### [WORK ITEM]
Go over the listing below line by line, and return each one holding the string "false".

### [SUPPLIED MATERIAL]
typedef int int2v __attribute__((ext_vector_type(2)));
typedef int int4v __attribute__((ext_vector_type(4)));
typedef unsigned int v4u32_t __attribute__((ext_vector_type(4)));
__device__ __forceinline__ uint32_t lds_u32(const void* p) {
  return (uint32_t)(uintptr_t)(const __attribute__((address_space(3))) void*)p;
}
__device__ __forceinline__ int2v ds_tr16(uint32_t addr) {
  int2v r;
  asm volatile("ds_read_b64_tr_b16 %0, %1" : "=v"(r) : "v"(addr));
  return r;
}
template <int BROWS>
__device__ __forceinline__ bf16x8 tr_frag_asm(uint32_t img, int k0, int r0) {
  const int lane = threadIdx.x & 63;
  const int g = lane >> 4, q = (lane >> 2) & 3, p = lane & 3;
  const int ka = k0 + 8 * g + q;
  const int2v lo = ds_tr16(img + tr_off<BROWS>(ka, r0 + 4 * p));
  const int2v hi = ds_tr16(img + tr_off<BROWS>(ka + 4, r0 + 4 * p));
  const int4v v = {lo[0], lo[1], hi[0], hi[1]};
  return __builtin_bit_cast(bf16x8, v);
}
__device__ __forceinline__ void fence_frag(bf16x8& x) {
  int4v v = __builtin_bit_cast(int4v, x);
  asm volatile("" : "+v"(v));
  x = __builtin_bit_cast(bf16x8, v);
// ... 2264 lines not shown
        for (int z = q; z < splits; z += WR_LANES, p += WR_LANES * zst) {
#pragma unroll
          for (int cl = 0; cl < 4; ++cl) {
            const float4 w = *(const float4*)(p + off[cl]);
            v.x += w.x; v.y += w.y; v.z += w.z; v.w += w.w;
          }
        }
      } else {
        const int off = (r * S + s) * C;
#pragma unroll 4
        for (int z = q; z < splits; z += WR_LANES, p += WR_LANES * zst) {
          const float4 w = *(const float4*)(p + off);
          v.x += w.x; v.y += w.y; v.z += w.z; v.w += w.w;
        }
      }
    }
    part[q][o] = v;
    __syncthreads();
    if (q == 0 && i < n4) {
      float4 u = part[0][o];
#pragma unroll
      for (int l = 1; l < WR_LANES; ++l) {
        const float4 w = part[l][o];
        u.x += w.x; u.y += w.y; u.z += w.z; u.w += w.w;
      }
      const float uu[4] = {u.x, u.y, u.z, u.w};
#pragma unroll
      for (int j = 0; j < 4; ++j) {
        float* g = dw + (((int64_t)k * C + c + j) * R + r) * S + s;
        *g = (beta != 0.f ? beta * *g : 0.f) + uu[j];
      }
    }
    __syncthreads();
  }
}

static void launch_wgrad_reduce(const float* ws, int splits, int K, int C, int R, int S, int ngt, const SubPixel& sp,
                                float* dw, float beta, hipStream_t st) {
  if (C % 4 == 0 && ngt % 4 == 0) {
    const int64_t n4 = (int64_t)K * C / 4 * R * S;
    const int blocks = (int)std::min<int64_t>((n4 + 31) / 32, 16384);
    hipLaunchKernelGGL(wgrad_reduce4_kernel, dim3(blocks), dim3(256), 0, st, ws, splits, K, C, R, S, ngt, sp, dw, beta);
    return;
  }
  const int64_t n = (int64_t)K * C * R * S;
  const int blocks = (int)std::min<int64_t>((n + 31) / 32, 16384);
  hipLaunchKernelGGL(wgrad_reduce_kernel, dim3(blocks), dim3(256), 0, st, ws, splits, K, C, R, S, ngt, sp, dw, beta);
}
int64_t g_conv_launches = 0;
extern "C" int64_t es_conv_launch_count() { return g_conv_launches; }

template <int MODE, int BM, int BN, bool SP, int BK, typename T, int SPL>
void launch_ring_grid(const ConvArgs& a, dim3 grid, hipStream_t st, bool aff) {
  if constexpr (MODE == MODE_FWD && (sizeof(T) == 2 || SPL > 0)) {
    if (aff) {
      g_aff_req.fused = 1;
      hipLaunchKernelGGL((conv_ring_kernel<MODE, BM, BN, SP, BK, T, SPL, true>), grid, dim3(RT), 0, st, a);
      return;
    }
  }
  hipLaunchKernelGGL((conv_ring_kernel<MODE, BM, BN, SP, BK, T, SPL>), grid, dim3(RT), 0, st, a);
}

template <int MODE, int BM, int BN, bool SP, int BK = 64, typename T = bf16, int SPL = 0>
void launch_ring(const ConvArgs& a, int row_tiles, hipStream_t st, bool aff = false) {
  dim3 grid(row_tiles, (a.Ng + BN - 1) / BN, 1);
  ++g_conv_launches;
  launch_ring_grid<MODE, BM, BN, SP, BK, T, SPL>(a, grid, st, aff);
}

constexpr int WGRAD_MINK = 8;
template <int BM, int BN, bool SP>
void launch_wgrad_ring(ConvArgs& a, hipStream_t st) {
  const int taps = SP ? a.sp.tap0[4] : a.d.R * a.d.S;
  const int tiles = (a.M / BM) * (taps * a.d.C / BN);
  int npix = a.d.P * a.d.Q;
  if (SP)
    for (int c = 0; c < 4; ++c) npix = c == 0 ? a.sp.ph[0] * a.sp.pw[0] : max(npix, a.sp.ph[c] * a.sp.pw[c]);
  const int ks = npix * ((a.d.N + 63) / 64);
  const int want = max(1, min(ks / WGRAD_MINK, 512 / tiles));
  const int per = (ks + want - 1) / want;
  a.k_per_split = per;
  dim3 grid(a.M / BM, taps * a.d.C / BN, (ks + per - 1) / per);
  ++g_conv_launches;
  hipLaunchKernelGGL((wgrad_ring_kernel<BM, BN, SP>), grid, dim3(RT), 0, st, a);
}

template <int EB>
bool dense_small_t(const int64_t s[4], int n, int c, int h, int w) {
  return s[1] == 1 && s[3] == c && s[2] == (int64_t)w * c && s[0] == (int64_t)h * w * c &&
         (int64_t)n * s[0] * EB < (1ll << 30);
}
bool dense_small(const int64_t s[4], int n, int c, int h, int w) { return dense_small_t<2>(s, n, c, h, w); }

constexpr int RING_NG = 64;
constexpr int RING_NG_DYN = 16;
bool g_subpixel_off = false;
bool g_ring256 = true;
bool g_persist = true;
bool g_p256 = true;

}

thread_local StatsRequest g_stats_req;
thread_local AffineRequest g_aff_req;
thread_local BnRedRequest g_bnr_req;

void es_make_subpixel(const es_conv_desc_t& d, int row_tile, SubPixel& sp) {
  int dhv[2], dwv[2], p0v[2], q0v[2], phv[2], pwv[2], ohv[2], owv[2];
  for (int a = 0; a < 2; ++a) {
    dhv[a] = ((a + d.R - 1) >> 1) + 1;
    dwv[a] = ((a + d.S - 1) >> 1) + 1;
    p0v[a] = (a + d.pad) & 1;
    q0v[a] = (a + d.pad) & 1;
    phv[a] = d.P > p0v[a] ? (d.P - p0v[a] + 1) / 2 : 0;
    pwv[a] = d.Q > q0v[a] ? (d.Q - q0v[a] + 1) / 2 : 0;
    ohv[a] = (p0v[a] - d.pad - a) / 2;
    owv[a] = (q0v[a] - d.pad - a) / 2;
  }
  sp.on = 1;
  sp.tap0[0] = 0;
  sp.tile0[0] = 0;
  for (int c = 0; c < 4; ++c) {
    const int a = c >> 1, b = c & 1;
    sp.ph[c] = phv[a];
    sp.pw[c] = pwv[b];
    sp.p0[c] = p0v[a];
    sp.q0[c] = q0v[b];
    sp.oh[c] = ohv[a];
    sp.ow[c] = owv[b];
    sp.dh[c] = dhv[a];
    sp.dw[c] = dwv[b];
    sp.tap0[c + 1] = sp.tap0[c] + dhv[a] * dwv[b];
    const int pix = phv[a] * pwv[b];
    sp.tile0[c + 1] = sp.tile0[c] + (row_tile > 0 ? (pix + row_tile - 1) / row_tile : 0);
  }
}

extern "C" int es_conv_set_ring(int on) {
  const int old = !g_ring_off;
  g_ring_off = !on;
  return old;
}

extern "C" int es_conv_set_persist(int on) {
  const int old = g_persist ? 1 : 0;
  g_persist = (on & 1) != 0;
  return old;
}

extern "C" int es_conv_set_p256(int on) {
  const int old = g_p256;
  g_p256 = on != 0;
  return old;
}

extern "C" int es_conv_set_ring256(int on) {
  const int old = g_ring256;
  g_ring256 = on != 0;
  return old;
}

extern "C" int es_conv_set_subpixel(int on) {
  const int old = !g_subpixel_off;
  g_subpixel_off = !on;
  return old;
}

extern "C" int es_subpixel_taps(int R, int S) {
  return (((R - 1) >> 1) + 1 + (R >> 1) + 1) * (((S - 1) >> 1) + 1 + (S >> 1) + 1);
}

extern "C" int es_conv_subpixel_ok(const es_conv_desc_t* d, es_dtype_t dt) {
  if (g_ring_off || g_subpixel_off || !d || (dt != ES_BF16 && dt != ES_F32)) return 0;
  if (d->up_h != 2 || d->up_w != 2 || d->hmap || d->stride != 1) return 0;
  if (d->C % 64 || d->K % 64) return 0;
  const int eb = dt == ES_F32 ? 4 : 2;
  const int64_t xbytes = (int64_t)d->N * d->H * d->W * d->C * eb, ybytes = (int64_t)d->N * d->P * d->Q * d->K * eb;
  const int64_t wbytes = (int64_t)d->K * d->C * es_subpixel_taps(d->R, d->S) * eb;
  if (dt == ES_F32) return wbytes < (1ll << 30) && (int64_t)d->H * d->W * d->C * eb < (1ll << 24) &&
                           (int64_t)d->P * d->Q * d->K * eb < (1ll << 24);
  (void)xbytes; (void)ybytes;
  return wbytes < (1ll << 30) && (int64_t)d->H * d->W * d->C * eb < (1ll << 24) &&
         (int64_t)d->P * d->Q * d->K * eb < (1ll << 24);
}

### [RESPONSE]
void launch_ring(const ConvArgs& a, int row_tiles, hipStream_t st, bool aff = false) {
bool g_subpixel_off = false;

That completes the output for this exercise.